### Data extracts

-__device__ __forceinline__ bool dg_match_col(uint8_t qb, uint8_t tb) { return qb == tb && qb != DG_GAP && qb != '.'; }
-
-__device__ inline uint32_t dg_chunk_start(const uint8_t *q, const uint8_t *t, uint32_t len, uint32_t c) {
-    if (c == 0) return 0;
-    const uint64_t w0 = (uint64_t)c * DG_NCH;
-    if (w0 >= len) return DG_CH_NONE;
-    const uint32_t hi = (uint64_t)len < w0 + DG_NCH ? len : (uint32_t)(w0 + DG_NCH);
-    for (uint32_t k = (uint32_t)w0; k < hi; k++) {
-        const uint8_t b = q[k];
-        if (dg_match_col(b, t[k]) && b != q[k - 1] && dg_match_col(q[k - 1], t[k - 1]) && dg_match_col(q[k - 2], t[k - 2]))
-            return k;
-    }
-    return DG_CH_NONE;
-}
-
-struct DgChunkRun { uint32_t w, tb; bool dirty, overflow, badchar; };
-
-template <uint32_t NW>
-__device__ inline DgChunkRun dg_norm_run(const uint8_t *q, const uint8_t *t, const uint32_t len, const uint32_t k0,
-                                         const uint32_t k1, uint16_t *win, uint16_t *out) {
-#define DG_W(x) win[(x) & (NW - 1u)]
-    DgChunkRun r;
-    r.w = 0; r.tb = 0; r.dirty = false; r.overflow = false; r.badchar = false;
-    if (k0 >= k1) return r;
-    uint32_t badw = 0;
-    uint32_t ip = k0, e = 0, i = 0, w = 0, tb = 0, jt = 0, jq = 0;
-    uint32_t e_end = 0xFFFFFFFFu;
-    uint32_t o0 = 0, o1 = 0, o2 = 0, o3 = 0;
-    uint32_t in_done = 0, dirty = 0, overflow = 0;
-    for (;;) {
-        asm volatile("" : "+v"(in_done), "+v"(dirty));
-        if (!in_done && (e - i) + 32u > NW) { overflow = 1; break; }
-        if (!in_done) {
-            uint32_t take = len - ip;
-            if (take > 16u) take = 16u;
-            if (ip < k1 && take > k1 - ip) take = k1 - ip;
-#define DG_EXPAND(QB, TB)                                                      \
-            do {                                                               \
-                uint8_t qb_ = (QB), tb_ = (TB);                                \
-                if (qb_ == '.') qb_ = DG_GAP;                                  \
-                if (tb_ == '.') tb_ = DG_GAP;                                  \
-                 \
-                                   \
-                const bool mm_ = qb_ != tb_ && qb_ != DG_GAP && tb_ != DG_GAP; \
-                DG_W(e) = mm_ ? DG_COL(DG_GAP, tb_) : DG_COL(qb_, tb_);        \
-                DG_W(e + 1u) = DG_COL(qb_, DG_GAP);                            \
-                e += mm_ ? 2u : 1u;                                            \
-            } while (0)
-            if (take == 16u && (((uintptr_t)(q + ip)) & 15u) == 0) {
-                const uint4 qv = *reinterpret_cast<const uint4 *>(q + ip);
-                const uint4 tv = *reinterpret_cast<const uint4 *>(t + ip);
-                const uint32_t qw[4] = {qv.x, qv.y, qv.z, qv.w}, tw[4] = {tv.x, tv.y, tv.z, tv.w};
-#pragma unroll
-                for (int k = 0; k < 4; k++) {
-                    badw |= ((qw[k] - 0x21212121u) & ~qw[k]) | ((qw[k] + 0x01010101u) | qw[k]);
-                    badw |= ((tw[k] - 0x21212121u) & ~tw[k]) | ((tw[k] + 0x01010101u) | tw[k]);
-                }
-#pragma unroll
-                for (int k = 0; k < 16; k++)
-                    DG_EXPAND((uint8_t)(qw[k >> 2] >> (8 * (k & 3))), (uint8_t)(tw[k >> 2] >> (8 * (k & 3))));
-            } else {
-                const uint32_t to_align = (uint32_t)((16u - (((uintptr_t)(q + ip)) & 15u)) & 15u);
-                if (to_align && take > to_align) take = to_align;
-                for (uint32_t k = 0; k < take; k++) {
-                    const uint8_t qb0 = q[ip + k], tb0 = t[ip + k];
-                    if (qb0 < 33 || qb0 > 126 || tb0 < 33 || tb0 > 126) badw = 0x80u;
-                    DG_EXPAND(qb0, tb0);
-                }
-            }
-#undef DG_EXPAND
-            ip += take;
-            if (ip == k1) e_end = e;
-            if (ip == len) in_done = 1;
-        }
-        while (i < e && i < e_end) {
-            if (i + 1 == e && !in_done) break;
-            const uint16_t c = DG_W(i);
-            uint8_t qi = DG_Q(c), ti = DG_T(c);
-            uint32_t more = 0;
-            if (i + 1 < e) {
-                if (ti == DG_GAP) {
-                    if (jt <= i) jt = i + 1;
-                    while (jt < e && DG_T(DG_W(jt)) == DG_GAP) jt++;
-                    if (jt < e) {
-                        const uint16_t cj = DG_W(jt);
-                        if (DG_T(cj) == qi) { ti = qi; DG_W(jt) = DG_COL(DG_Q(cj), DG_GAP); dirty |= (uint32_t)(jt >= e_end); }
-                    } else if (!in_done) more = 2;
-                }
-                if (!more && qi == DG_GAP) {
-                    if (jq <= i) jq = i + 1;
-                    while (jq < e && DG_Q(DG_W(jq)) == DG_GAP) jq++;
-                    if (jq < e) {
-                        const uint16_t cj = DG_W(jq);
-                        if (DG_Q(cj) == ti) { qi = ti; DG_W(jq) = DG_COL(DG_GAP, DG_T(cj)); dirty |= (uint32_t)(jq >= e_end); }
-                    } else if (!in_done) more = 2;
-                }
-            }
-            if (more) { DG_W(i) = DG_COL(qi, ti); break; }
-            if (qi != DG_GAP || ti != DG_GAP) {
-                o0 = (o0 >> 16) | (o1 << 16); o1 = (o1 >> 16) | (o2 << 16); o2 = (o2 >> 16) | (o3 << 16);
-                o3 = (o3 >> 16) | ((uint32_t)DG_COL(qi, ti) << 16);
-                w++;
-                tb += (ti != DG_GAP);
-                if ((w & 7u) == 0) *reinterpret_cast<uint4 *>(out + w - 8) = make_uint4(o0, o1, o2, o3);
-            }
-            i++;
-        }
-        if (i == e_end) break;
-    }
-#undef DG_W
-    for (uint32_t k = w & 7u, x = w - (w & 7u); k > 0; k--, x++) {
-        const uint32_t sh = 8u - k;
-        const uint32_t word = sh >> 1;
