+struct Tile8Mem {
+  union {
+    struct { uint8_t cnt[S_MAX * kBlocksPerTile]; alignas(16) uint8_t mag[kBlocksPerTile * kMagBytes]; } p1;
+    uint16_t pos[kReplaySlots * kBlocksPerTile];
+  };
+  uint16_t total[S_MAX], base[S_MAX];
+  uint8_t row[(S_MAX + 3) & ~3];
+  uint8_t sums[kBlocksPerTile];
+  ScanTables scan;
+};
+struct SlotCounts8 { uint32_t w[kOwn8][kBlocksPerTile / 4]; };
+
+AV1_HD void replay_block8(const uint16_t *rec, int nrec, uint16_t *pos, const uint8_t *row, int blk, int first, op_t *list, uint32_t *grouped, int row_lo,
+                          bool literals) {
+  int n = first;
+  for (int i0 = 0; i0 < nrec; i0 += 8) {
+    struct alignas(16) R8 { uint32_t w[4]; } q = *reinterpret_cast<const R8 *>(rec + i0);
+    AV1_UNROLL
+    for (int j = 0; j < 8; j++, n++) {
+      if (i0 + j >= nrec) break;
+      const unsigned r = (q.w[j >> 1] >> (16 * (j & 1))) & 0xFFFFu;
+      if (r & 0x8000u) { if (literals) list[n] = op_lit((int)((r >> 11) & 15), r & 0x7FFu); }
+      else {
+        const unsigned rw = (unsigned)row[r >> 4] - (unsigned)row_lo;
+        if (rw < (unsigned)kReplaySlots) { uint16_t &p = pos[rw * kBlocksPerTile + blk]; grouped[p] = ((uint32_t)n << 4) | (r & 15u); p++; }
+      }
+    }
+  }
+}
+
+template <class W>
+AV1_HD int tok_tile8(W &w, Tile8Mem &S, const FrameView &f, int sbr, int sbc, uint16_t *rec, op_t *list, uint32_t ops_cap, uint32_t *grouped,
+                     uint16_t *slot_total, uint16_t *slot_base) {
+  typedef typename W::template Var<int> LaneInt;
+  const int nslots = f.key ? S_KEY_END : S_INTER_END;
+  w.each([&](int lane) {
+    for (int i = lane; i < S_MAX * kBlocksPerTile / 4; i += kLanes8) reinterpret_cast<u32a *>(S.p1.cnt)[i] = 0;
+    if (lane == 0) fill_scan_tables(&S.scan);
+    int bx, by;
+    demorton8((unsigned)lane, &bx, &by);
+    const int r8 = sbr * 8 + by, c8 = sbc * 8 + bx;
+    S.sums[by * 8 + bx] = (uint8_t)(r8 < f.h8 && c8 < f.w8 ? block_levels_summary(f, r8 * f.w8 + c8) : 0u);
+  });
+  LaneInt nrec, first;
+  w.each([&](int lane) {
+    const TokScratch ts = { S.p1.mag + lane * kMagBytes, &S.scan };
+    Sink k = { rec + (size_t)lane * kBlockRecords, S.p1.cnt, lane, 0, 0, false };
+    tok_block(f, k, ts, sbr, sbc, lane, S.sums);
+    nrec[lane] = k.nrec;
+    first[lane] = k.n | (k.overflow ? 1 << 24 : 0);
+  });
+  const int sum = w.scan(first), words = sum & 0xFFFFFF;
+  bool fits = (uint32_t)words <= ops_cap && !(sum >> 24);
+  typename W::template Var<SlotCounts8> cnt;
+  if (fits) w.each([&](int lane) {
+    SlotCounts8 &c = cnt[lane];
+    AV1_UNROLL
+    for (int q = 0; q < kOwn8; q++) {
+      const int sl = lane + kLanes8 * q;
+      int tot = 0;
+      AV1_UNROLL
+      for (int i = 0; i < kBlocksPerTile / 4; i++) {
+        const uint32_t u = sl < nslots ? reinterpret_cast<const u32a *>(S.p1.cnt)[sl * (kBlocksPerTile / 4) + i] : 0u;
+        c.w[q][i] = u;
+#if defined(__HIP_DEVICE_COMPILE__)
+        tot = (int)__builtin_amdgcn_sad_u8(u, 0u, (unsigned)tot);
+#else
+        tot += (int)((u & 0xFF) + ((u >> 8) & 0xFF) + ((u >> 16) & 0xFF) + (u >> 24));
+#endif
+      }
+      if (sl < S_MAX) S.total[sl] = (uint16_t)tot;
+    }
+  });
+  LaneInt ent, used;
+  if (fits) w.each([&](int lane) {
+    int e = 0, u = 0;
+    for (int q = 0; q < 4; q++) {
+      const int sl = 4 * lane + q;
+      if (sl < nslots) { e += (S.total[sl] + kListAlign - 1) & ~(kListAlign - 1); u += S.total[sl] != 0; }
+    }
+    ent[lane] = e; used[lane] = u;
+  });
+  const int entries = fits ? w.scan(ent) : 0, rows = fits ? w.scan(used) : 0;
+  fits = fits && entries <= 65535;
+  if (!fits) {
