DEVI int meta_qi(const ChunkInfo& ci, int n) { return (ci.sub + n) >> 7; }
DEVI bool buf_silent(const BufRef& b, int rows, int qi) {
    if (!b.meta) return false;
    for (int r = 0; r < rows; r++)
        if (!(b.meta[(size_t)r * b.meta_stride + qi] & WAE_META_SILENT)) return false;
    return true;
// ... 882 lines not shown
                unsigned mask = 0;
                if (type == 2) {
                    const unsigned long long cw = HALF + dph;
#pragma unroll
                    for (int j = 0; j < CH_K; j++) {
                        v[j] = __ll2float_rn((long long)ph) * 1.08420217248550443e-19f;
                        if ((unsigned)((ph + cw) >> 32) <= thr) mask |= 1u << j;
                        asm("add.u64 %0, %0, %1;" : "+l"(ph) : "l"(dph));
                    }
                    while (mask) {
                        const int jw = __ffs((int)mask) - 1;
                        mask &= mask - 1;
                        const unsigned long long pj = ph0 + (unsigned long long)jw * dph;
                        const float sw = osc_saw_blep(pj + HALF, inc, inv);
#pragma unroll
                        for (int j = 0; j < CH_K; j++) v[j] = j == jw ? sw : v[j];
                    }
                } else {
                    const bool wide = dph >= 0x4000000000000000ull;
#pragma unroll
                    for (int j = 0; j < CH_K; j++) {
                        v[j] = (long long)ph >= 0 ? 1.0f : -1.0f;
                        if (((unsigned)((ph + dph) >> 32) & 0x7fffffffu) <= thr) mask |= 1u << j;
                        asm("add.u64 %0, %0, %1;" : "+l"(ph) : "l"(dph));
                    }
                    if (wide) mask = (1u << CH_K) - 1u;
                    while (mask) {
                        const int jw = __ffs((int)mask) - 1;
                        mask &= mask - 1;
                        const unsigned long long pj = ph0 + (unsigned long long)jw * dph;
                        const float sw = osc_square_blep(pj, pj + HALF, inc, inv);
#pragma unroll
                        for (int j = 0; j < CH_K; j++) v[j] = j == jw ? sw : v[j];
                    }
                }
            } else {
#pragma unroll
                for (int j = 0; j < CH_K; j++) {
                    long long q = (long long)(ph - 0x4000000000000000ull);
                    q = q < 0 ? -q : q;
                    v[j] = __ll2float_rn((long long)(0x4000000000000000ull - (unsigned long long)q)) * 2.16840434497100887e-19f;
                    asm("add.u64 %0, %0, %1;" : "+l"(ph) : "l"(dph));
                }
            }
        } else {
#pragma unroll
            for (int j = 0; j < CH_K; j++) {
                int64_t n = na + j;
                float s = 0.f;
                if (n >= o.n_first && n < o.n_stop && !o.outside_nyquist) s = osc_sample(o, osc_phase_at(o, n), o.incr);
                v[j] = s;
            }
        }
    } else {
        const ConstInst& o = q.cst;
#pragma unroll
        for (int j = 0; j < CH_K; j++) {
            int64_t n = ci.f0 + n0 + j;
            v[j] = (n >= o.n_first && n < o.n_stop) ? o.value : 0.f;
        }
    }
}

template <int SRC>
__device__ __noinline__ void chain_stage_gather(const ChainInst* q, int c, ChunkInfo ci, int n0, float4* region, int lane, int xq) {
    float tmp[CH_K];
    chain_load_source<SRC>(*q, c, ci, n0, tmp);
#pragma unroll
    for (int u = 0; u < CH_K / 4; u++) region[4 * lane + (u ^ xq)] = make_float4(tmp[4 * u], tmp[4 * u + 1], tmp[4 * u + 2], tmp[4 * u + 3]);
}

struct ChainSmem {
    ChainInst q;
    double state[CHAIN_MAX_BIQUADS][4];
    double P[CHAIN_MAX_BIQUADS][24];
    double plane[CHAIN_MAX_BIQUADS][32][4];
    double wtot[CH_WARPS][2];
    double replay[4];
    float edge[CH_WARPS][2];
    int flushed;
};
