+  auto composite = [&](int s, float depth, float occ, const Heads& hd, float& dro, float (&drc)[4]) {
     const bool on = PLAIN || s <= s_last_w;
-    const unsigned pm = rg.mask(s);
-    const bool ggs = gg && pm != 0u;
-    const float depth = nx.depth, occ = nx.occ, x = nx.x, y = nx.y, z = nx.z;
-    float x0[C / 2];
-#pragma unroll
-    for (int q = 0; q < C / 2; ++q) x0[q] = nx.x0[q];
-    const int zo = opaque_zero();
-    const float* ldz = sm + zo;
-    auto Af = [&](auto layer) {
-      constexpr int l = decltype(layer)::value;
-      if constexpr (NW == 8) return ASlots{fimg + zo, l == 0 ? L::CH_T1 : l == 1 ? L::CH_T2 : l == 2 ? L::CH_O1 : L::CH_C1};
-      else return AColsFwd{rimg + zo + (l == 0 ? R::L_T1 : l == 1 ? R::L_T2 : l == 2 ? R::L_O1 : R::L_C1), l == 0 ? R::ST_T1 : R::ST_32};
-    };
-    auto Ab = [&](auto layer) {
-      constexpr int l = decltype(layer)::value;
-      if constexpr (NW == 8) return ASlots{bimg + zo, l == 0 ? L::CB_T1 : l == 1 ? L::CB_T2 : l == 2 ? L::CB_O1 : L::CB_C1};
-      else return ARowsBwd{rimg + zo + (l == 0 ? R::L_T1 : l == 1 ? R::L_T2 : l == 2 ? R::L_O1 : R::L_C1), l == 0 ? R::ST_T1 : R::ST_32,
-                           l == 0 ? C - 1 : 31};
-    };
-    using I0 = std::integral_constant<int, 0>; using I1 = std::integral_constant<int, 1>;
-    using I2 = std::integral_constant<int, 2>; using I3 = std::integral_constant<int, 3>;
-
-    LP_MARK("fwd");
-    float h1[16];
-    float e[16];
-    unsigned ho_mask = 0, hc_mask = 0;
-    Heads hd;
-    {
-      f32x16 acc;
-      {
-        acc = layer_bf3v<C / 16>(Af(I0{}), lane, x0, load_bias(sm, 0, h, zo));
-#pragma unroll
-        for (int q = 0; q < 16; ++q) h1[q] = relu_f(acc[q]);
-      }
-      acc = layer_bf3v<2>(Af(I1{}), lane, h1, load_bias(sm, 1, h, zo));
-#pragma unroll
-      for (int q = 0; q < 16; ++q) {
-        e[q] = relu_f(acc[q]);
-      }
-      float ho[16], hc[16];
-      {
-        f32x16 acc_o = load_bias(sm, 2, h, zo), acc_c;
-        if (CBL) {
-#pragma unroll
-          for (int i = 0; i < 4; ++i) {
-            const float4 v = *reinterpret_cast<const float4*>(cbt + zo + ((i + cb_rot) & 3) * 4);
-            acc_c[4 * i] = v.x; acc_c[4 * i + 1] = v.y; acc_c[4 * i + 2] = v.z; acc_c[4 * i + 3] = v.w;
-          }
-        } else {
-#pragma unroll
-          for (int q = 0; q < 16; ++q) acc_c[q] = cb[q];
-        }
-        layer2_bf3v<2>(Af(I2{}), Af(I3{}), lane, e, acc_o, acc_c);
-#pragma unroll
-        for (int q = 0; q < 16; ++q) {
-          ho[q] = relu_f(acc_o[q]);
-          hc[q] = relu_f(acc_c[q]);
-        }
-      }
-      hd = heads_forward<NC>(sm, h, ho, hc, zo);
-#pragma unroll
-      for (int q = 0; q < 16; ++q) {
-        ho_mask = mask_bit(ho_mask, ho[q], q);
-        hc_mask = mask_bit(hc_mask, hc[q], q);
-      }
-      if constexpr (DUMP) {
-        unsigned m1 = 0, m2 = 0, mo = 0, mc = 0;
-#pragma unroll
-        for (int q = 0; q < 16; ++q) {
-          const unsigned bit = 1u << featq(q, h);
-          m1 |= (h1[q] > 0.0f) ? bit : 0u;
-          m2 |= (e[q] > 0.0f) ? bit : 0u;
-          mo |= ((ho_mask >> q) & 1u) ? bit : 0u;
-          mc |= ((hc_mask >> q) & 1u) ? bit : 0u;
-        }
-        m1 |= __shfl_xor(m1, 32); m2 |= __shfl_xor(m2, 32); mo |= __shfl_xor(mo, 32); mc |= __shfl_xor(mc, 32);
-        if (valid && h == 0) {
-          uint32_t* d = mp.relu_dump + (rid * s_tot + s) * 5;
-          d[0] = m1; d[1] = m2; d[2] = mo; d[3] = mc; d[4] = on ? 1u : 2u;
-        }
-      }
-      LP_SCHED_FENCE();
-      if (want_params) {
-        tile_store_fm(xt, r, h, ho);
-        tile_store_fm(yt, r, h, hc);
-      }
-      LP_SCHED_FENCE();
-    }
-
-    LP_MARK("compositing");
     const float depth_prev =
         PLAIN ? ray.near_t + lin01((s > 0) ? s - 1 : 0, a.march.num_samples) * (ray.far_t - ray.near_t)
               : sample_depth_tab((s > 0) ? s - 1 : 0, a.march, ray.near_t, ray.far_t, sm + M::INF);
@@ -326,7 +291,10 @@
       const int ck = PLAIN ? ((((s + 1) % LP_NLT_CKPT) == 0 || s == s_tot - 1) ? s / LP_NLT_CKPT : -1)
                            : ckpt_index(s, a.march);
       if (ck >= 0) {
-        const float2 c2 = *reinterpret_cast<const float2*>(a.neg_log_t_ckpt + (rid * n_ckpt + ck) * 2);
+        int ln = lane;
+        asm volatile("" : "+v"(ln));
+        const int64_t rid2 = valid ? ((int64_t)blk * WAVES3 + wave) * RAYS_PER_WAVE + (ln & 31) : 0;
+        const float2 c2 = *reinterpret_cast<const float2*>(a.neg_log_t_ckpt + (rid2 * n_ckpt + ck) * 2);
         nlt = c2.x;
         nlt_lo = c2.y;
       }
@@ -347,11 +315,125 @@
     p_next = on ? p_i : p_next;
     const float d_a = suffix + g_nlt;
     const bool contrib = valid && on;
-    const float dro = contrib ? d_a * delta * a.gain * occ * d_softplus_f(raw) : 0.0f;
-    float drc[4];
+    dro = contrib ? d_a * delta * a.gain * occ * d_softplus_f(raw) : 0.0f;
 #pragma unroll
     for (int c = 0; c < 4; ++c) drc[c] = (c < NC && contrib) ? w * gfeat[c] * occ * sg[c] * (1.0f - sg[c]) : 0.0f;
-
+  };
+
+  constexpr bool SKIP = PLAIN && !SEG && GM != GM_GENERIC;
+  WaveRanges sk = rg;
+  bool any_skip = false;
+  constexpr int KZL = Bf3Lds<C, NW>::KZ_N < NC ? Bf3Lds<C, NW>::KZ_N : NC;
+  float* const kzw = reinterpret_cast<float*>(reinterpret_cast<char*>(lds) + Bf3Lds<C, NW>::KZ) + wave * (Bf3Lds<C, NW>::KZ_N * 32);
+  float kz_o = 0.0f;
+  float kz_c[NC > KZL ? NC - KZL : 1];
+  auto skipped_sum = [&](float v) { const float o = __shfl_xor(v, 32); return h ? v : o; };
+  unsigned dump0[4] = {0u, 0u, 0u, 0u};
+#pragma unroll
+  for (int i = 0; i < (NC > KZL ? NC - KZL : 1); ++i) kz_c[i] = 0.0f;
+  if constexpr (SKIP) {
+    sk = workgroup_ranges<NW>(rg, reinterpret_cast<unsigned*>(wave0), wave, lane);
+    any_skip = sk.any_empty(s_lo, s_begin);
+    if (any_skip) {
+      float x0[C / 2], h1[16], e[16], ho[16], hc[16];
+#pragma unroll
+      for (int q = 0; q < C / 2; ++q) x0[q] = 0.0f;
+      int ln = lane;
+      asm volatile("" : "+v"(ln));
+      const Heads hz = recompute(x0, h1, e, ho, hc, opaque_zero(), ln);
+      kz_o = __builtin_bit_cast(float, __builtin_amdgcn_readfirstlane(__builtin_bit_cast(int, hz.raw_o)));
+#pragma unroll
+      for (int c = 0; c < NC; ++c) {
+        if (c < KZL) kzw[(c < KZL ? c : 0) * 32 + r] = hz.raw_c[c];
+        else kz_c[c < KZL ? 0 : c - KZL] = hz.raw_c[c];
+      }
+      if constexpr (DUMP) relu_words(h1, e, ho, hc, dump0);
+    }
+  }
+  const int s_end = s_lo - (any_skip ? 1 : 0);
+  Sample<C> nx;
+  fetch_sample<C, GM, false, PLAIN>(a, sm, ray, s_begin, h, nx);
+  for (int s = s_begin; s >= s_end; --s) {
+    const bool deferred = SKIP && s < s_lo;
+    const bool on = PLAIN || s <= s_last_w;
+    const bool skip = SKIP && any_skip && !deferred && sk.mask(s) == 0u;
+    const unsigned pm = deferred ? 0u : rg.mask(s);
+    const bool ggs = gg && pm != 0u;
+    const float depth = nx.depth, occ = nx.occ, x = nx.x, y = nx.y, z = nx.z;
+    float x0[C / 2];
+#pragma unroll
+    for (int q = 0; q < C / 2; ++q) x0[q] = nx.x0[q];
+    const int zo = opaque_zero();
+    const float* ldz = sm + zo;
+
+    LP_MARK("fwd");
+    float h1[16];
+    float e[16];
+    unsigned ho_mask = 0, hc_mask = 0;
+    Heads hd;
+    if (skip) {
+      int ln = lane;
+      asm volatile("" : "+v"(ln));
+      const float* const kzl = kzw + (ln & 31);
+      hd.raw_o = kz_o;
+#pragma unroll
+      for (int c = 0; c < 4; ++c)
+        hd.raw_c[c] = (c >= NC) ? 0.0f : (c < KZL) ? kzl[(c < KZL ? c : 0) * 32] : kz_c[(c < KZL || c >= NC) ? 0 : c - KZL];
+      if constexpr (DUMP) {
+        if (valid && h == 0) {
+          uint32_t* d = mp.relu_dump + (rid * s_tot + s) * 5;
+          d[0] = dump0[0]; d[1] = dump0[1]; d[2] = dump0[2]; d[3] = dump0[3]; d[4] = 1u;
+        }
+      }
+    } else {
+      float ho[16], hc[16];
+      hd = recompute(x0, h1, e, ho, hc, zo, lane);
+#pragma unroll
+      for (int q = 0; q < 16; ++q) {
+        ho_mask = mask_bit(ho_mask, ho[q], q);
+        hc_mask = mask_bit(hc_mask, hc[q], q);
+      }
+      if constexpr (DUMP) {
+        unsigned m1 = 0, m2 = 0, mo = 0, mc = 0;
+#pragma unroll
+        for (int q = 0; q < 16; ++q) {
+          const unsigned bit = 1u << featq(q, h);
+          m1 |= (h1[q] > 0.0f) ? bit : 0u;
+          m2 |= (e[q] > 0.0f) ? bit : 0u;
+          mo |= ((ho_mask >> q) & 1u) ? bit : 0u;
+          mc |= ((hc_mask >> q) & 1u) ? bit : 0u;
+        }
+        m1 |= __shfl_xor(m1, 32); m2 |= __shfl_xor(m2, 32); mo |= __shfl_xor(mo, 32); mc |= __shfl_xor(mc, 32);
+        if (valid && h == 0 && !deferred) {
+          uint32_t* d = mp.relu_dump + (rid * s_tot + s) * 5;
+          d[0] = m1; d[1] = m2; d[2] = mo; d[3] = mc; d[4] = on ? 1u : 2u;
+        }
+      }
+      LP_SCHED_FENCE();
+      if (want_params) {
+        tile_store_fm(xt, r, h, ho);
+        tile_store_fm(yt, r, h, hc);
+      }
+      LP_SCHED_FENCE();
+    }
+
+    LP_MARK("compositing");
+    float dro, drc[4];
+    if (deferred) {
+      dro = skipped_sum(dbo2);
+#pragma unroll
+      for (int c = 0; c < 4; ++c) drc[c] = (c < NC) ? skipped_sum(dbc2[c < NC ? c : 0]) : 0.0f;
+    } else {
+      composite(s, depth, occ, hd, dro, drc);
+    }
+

### Assignment
In the entries above, the lines between the one holding "double replay[4];" and the one holding "pm = rg.mask(s);", inclusive, are to be printed exactly as written, and those alone.

### Exercise answer
    double replay[4];
    float edge[CH_WARPS][2];
    int flushed;
};
+  auto composite = [&](int s, float depth, float occ, const Heads& hd, float& dro, float (&drc)[4]) {
     const bool on = PLAIN || s <= s_last_w;
-    const unsigned pm = rg.mask(s);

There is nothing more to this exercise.